A Hermiston man accused of murder and jailed for nearly a year could be free next month. Attorney Kara Davis claims Tyree Houfmuse was acting in self-defense during a fatal confrontation with a man who threatened to kill him.

Houfmuse, 35, has been in the Umatilla County Jail, Pendleton, since his arrest in June 2017 following the fatal shooting of James Cragun at a Hermiston apartment complex over Memorial Day weekend.

A hearing that began Tuesday is circuit court in Hermiston will continue April 18. Judge Eva Temple will consider releasing Houfmuse, who faces charges of murder, manslaughter, and felon in possession of a firearm.

His trial was originally scheduled for late April, but in February the district attorney’s office requested to postpone until November as prosecutors waited for results from the state crime lab. Davis said if the trial is postponed, Houfmuse will have been in jail for more than a year while presumptively innocent.

Temple allowed both sides to give opening statements Tuesday but said hearing had to conclude another day due to the amount of evidence. Temple said she has to review more than 14 hours of video, audio and written evidence. That includes interviews with witnesses who were with Houfmuse the night of the shooting, Hermiston police as well as Houfmuse himself. She also will review text messages between various parties, including between Cragun and his ex-girlfriend, who was with Houfmuse the night Cragun died.

According to witness accounts from that night, detailed in a search warrant affidavit from Hermiston police, Cragun came to his ex-girlfriend’s apartment and charged toward her. Houfmuse and Cragun fought, the accounts stated, and a gun went off in Cragun’s hand while they were fighting.

Davis said Houfmuse was within his rights because he acted in self-defense.

She cited case law that details what a person is allowed to do if they feel their personal safety is being threatened. If bodily harm is imminent, she said, the person is within their rights to use lethal force against someone threatening them.

“In the videos, we’ll see officers asking repeatedly, ‘Couldn’t he have just fought Mr. Cragun?’ That’s the opposite of what you have to do. You don’t have to try to beat down someone who’s coming at you in the middle of the night.”

She then read text messages from Cragun to his ex-girlfriend, who had been with Houfmuse the night Cragun died. Cragun had been convicted of assaulting the same woman two years ago, and in most cases the East Oregonian does not name domestic violence victims.

Davis said the day after he pleaded guilty, Cragun continued to send his ex-girlfriend texts. Davis read some of the texts, in which Cragun made threats against his own life, as well as against the safety of the woman and anyone she was seeing.

“If there’s another man in your life, either me or him is going to get hurt,” said one of the texts that Davis read. Other texts made direct threats against Houfmuse’s life.

“I think it’s pretty reasonable to assume that Mr. Cragun was intending to hurt Mr. Houfmuse and [Cragun’s ex-girlfriend],” Davis said.

Davis said toxicology reports for Cragun had just come back, and Cragun had methamphetamines in his system.

She said while the state would point out Houfmuse’s demeanor and the placement of the bullet, he was still within his rights.

“If someone says these things to you, and comes after you in this manner, you have the right to defend yourself,” Davis asserted.

District Attorney Dan Primus said he would reserve his argument that proof is evident and presumption strong at the next meeting.
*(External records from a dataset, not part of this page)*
@@ -1134,16 +1178,20 @@
     const bool budget = has_time_budget(h);
     bool timed_out = false; long long polls = 0;
     const auto tw = std::chrono::steady_clock::now();
-    while (hipStreamQuery(st) == hipErrorNotReady) {
+    while ((lean ? hipEventQuery(h->rs.ev_done) : hipStreamQuery(st)) == hipErrorNotReady) {
         const bool over = budget && over_budget(h, run);
         timed_out = !over && (++polls & 0x3FF) == 0 && std::chrono::duration<double>(std::chrono::steady_clock::now() - tw).count() > h->kn.watchdog_s;
         if (over || timed_out) { *abort_word = 1; h->async_dirty = true; break; }
     }
-    HIP_TRY(h, hipStreamSynchronize(st));
+    if (int wr = wait_results(h, st); wr != CIMPC_OK) return wr;
     note_tw_fallbacks(h);
     if (timed_out) return fail(h, CIMPC_ERR_HIP, "asynchronous solve: watchdog expired (no completion within CIMPC_ASYNC_WATCHDOG_S)");
     if (h->a_dbg) { if (int rd = print_async_debug(h); rd != CIMPC_OK) return rd; }
     publish_stats(h, rounds_before + 1);
+    if (lean) {
+        h->ctl_clean = !h->async_dirty;
+        if (h->prof_on && !from_reset) solved_before = (long long)h->h_result[RESULT_IP_BEFORE];
+    }
     h->prof_ip_problems += solved_before;
     h->prof_async_problems += h->last_stats.ip_solves - solved_before;
     if (from_reset) h->prof_kkt_systems += h->last_stats.newton_iters;
@@ -1198,6 +1246,8 @@
     if (rc != CIMPC_OK) return rc;
     if (!q0_dev || !q1_dev) return fail(h, CIMPC_ERR_INVALID, "null argument");
     HIP_TRY(h, hipSetDevice(h->device));
+    if (h->commit_pending && h->commit_stream == (h->external_stream ? h->stream : h->rs.st)) h->commit_pending = false;
+    else if (int oc = order_commit(h); oc != CIMPC_OK) return oc;
     if (int sy = sync_dz_stores(h, DZ_NEWTON); sy != CIMPC_OK) return sy;
     h->st.solve_started();
     const int B = h->dm.B;
@@ -1210,7 +1260,16 @@
         HIP_TRY(h, hipEventRecord(sb.ev_start, h->stream));
         HIP_TRY(h, hipStreamWaitEvent(sb.st, sb.ev_start, 0));
     }
-    HIP_TRY(h, hipMemsetAsync(h->S.stats, 0, (size_t)B * 4 * sizeof(long long), sb.st));
+    const bool lean = h->kn.lean_edges;
+    if (!lean) HIP_TRY(h, hipMemsetAsync(h->S.stats, 0, (size_t)B * 4 * sizeof(long long), sb.st));
+    else {
+        if (!h->ctl_clean) {
+            HIP_TRY(h, hipMemsetAsync(h->Q.count, 0, h->ctl_ints * sizeof(int), sb.st));
+            if (h->a_ctrl) HIP_TRY(h, hipMemsetAsync(h->a_ctrl, 0, async_ctl(h->Q.K).ints * sizeof(int), sb.st));
+            HIP_TRY(h, hipMemsetAsync(h->S.ip_before, 0, sizeof(long long), sb.st));
+        }
+        h->ctl_clean = false;
+    }
     if ((rc = ensure_kkt_ws(h)) != CIMPC_OK) return rc;
     const SolvePath path = choose_solve_path(h->sched, h->kb);
     if (path == SolvePath::Persistent) return run_async(h, run, true, 0);
@@ -1218,11 +1277,13 @@
     const int round_limit = max_rounds(h->kn.sched, h->nt.max_iter, h->ip.max_iter);
     long long launched = 0, completed = 0;
     const bool ahead = round_ahead(h->sched, h->kb, warm_start != 0, has_time_budget(h));
-    HIP_TRY(h, hipMemsetAsync(h->Q.count, 0, h->ctl_ints * sizeof(int), sb.st));
-    if (run.hybrid) HIP_TRY(h, hipMemsetAsync(h->a_ctrl + async_ctl(h->Q.K).jobs, 0, ASYNC_JOB_INTS * sizeof(int), sb.st));
+    if (!lean) {
+        HIP_TRY(h, hipMemsetAsync(h->Q.count, 0, h->ctl_ints * sizeof(int), sb.st));
+        if (run.hybrid) HIP_TRY(h, hipMemsetAsync(h->a_ctrl + async_ctl(h->Q.K).jobs, 0, ASYNC_JOB_INTS * sizeof(int), sb.st));
+    }
     for (int slot = 0; slot < RING_SLOTS_COUNT; ++slot) ring_slot((volatile int*)h->h_ring, slot)[RING_STAMP] = 0;
     prof_begin(h, PC_OTHER, sb.st);
-    rc = launch_reset(launch_view(h, 0), q0_dev, q1_dev, warm_start, sb.st);
+    rc = launch_reset(launch_view(h, 0), q0_dev, q1_dev, warm_start, lean, sb.st);
     prof_end(h, sb.st);
     if (rc != CIMPC_OK) return fail(h, rc, "reset launch failed");
     while (true) {
@@ -1251,14 +1312,17 @@
         ++completed;
         if ((last.sweep == 0 && last.kkt == 0) || over_budget(h, run)) break;
         if (run.hybrid && hand_over(h->sched, B - last.finished)) {
-            HIP_TRY(h, hipStreamSynchronize(sb.st));
-            HIP_TRY(h, hipStreamSynchronize(sb.st_kkt));
+            if (!lean) {
+                HIP_TRY(h, hipStreamSynchronize(sb.st));
+                HIP_TRY(h, hipStreamSynchronize(sb.st_kkt));
+            }
             return run_async(h, run, false, completed);
         }
     }
-    HIP_TRY(h, hipStreamSynchronize(sb.st_kkt));
+    if (!lean) HIP_TRY(h, hipStreamSynchronize(sb.st_kkt));
     if (int rf = finish_results(h, sb.st); rf != CIMPC_OK) return rf;
-    HIP_TRY(h, hipStreamSynchronize(sb.st));
+    if (int wr = wait_results(h, sb.st); wr != CIMPC_OK) return wr;
+    if (lean) h->ctl_clean = true;
     publish_stats(h, completed);
     h->prof_ip_problems += h->last_stats.ip_solves;
     return CIMPC_OK;
diff --git a/contactimplicitmpc/jl_amd/csrc/newton_kernels.hip b/contactimplicitmpc/jl_amd/csrc/newton_kernels.hip
--- a/contactimplicitmpc/jl_amd/csrc/newton_kernels.hip
+++ b/contactimplicitmpc/jl_amd/csrc/newton_kernels.hip
@@ -1,3 +1,4 @@
+#include <algorithm>
 #include <cstdlib>
 #ifdef CIMPC_KKT_PROF
 #define CIMPC_KKT_WPROF
@@ -62,6 +63,76 @@
     else enqueue_eval(S, sb0, b, S.WQ.par, tid, nt, b - S.b0);
 }
 
+__global__ __launch_bounds__(256) void lean_reset_kernel(NewtonDev S, const double* q0, const double* q1, int warm) {
+    const cimpc_dims& m = S.dm;
+    const int b = blockIdx.x + S.b0, tid = threadIdx.x, nt = blockDim.x;
+    const int H = m.H, nq = m.nq, nu = m.nu, nw = m.nw, nth = S.nth;
+    const size_t oq = (size_t)b * (H + 2) * nq, ob = (size_t)b * H;
+    const size_t sb0 = (size_t)b * CS;
+    const TrajDev& src = warm ? S.traj : S.ref;
+    auto qv = [&](int k) { return k < nq ? q0[(size_t)b * nq + k] : k < 2 * nq ? q1[(size_t)b * nq + (k - nq)] : src.q[oq + k]; };
+    for (int k = tid; k < (H + 2) * nq; k += nt) {
+        const double v = qv(k);
+        if (!warm || k < 2 * nq) S.traj.q[oq + k] = v;
+        S.cand.q[sb0 * (H + 2) * nq + k] = v;
+    }
+    for (int k = tid; k < H * nu; k += nt) {
+        const double v = src.u[ob * nu + k];
+        if (!warm) S.traj.u[ob * nu + k] = v;
+        S.cand.u[sb0 * H * nu + k] = v;
+    }
+    for (int k = tid; k < H * nw; k += nt) {
+        const double v = src.w[ob * nw + k];
+        if (!warm) S.traj.w[ob * nw + k] = v;
+        for (int c = 0; c < CS; ++c) S.cand.w[(sb0 + c) * H * nw + k] = v;
+    }
+    for (int k = tid; k < H * m.nc; k += nt) {
+        const double v = src.g[ob * m.nc + k];
+        if (!warm) S.traj.g[ob * m.nc + k] = v;
+        S.cand.g[sb0 * H * m.nc + k] = v;
+    }
+    for (int k = tid; k < H * m.nb; k += nt) {
+        const double v = src.b[ob * m.nb + k];
+        if (!warm) S.traj.b[ob * m.nb + k] = v;
+        S.cand.b[sb0 * H * m.nb + k] = v;
+    }
+    const int th_rows = H > 1 ? 2 : 1;
+    for (int k = tid; k < H * nth; k += nt) {
+        const int i = k / nth, c = k - i * nth;
+        const bool upd = i < th_rows && c < 2 * nq + nu + nw;
+        double v;
+        if (!upd) v = src.th[ob * nth + k];
+        else if (c < 2 * nq) v = qv(i * nq + c);
+        else if (c < 2 * nq + nu) v = src.u[(ob + i) * nu + (c - 2 * nq)];
+        else v = src.w[(ob + i) * nw + (c - 2 * nq - nu)];
+        if (!warm || upd) S.traj.th[ob * nth + k] = v;
+        S.cand.th[sb0 * H * nth + k] = v;
+    }
+    for (int k = tid; k < H * S.nd; k += nt) {
+        const double v = warm ? S.nu[ob * S.nd + k] : 0.0;
+        if (!warm) S.nu[ob * S.nd + k] = v;
+        S.nu_cand[sb0 * H * S.nd + k] = v;
+    }
+    if (tid < 4) S.stats[(size_t)b * 4 + tid] = 0;
+    if (tid == 0) {
+        S.beta[b] = S.beta_init;
+        S.stage[b] = STAGE_INIT;
+        for (int c = 1; c < CS; ++c) S.need_sweep[sb0 + c] = 0;
+        S.cur_slot[b] = 0;
+        S.newton_l[b] = 0;
+        S.alpha[b] = 1.0;
+        S.ls_iter[b] = 0;
+        S.r_norm[b] = 0.0;
+        S.ro_sweeps[b] = 0;
+        S.ro_ip_iters[b] = 0;
+        S.ro_ip_fail[b] = 0;
+    }
+    for (int k = tid; k < CS * H; k += nt) S.pflag[sb0 * H + k] = 0;
+    __syncthreads();
+    if (S.A.on) enqueue_eval_async<BlockSync>(S, sb0, 0, 1, b, tid, nt);
+    else enqueue_eval(S, sb0, b, S.WQ.par, tid, nt, b - S.b0);
+}
+
 template <int NQ, int NU>
 static int launch_kkt_t(const NewtonDev& S, const KktArgs& K, KktForm f, bool f32, hipStream_t s) {
     if (f == KktForm::PerRollout) {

In Oregon, if the state can convince a judge there is a strong enough presumption a person is guilty of murder, the judge can order them to stay in jail without bail.
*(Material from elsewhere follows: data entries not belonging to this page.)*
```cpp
int setup_params(const dn_mlp_desc* desc, int precision, const void* packed, FwdParams* p);
struct CompParams;
int dispatch_forward(const dn_mlp_desc& d, int precision, FwdParams& p, hipStream_t stream, const CompParams* comp = nullptr, int* composited = nullptr);
int launch_pack(const NetLayout& L, const PackPtrs& ptrs, void* packed, int precision, hipStream_t stream, bool density = false);
void fill_freqs(float* f, int num_fns, int log_sampling);

}
```

Baseline: 5.467 million rays/s.

## Use atomic dynamic tile claiming in persistent fused MLP kernel

```diff
diff --git a/dex-nerf_amd/csrc/api.cpp b/dex-nerf_amd/csrc/api.cpp
--- a/dex-nerf_amd/csrc/api.cpp
+++ b/dex-nerf_amd/csrc/api.cpp
@@ -56,6 +56,7 @@
   unsigned* status;
   size_t bytes;
 };
+constexpr int kStatusTilesCoarse = 16, kStatusTilesFine = 32;
 
 static Workspace carve(void* base, int64_t n, int nc, int nf, bool train = false) {
   Workspace w{};
@@ -171,7 +172,8 @@
   {
     const CompParams c = comp_for(rgb_c, acc_c, w.w_c, depth_c, fine ? nullptr : dex_f, fine ? 0 : n_thres);
     if ((rc = run_network_flagged(desc_coarse, precision, packed_coarse, nullptr, nullptr, rays, ray_stride, w.z_c, n_rays,
-                                  num_coarse, w.rf_c, w.status + 1, stream, (may_fuse && rgb_c) ? &c : nullptr, &done)))
+                                  num_coarse, w.rf_c, w.status + 1, stream, (may_fuse && rgb_c) ? &c : nullptr, &done,
+                                  w.status + kStatusTilesCoarse)))
       return rc;
   }
   if (!done && (rc = volume_render_counting(w.rf_c, w.z_c, rays + 3, ray_stride, noise_c, noise_std, white_background, h_m_thres,
@@ -183,7 +185,8 @@
   {
     const CompParams c = comp_for(rgb_f, acc_f, nullptr, depth_f, dex_f, n_thres);
     if ((rc = run_network_flagged(desc_fine, precision, packed_fine, nullptr, nullptr, rays, ray_stride, w.z_f, n_rays,
-                                  num_coarse + num_fine, w.rf_f, w.status + 1, stream, (may_fuse && rgb_f) ? &c : nullptr, &done)))
+                                  num_coarse + num_fine, w.rf_f, w.status + 1, stream, (may_fuse && rgb_f) ? &c : nullptr, &done,
+                                  w.status + kStatusTilesFine)))
       return rc;
   }
   if (done) return 0;
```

The hearing will resume on April 18.

Several of Cragun’s family members were at the hearing. His sister, Cynthia Bailey, said she hoped the judge would realize only one side of her brother’s actions was being presented.

“As far as the text messages read in court, they’ve only seen one side,” she said. “They haven’t even accessed Jimmy (Cragun)’s phone to see the horrible things that were said to him.”

Bailey said many people were discussing the rights of the defendant.

“What about the rights of the person who can’t defend himself because he was killed?” She asked. “My brother was no saint, but neither was the defendant.”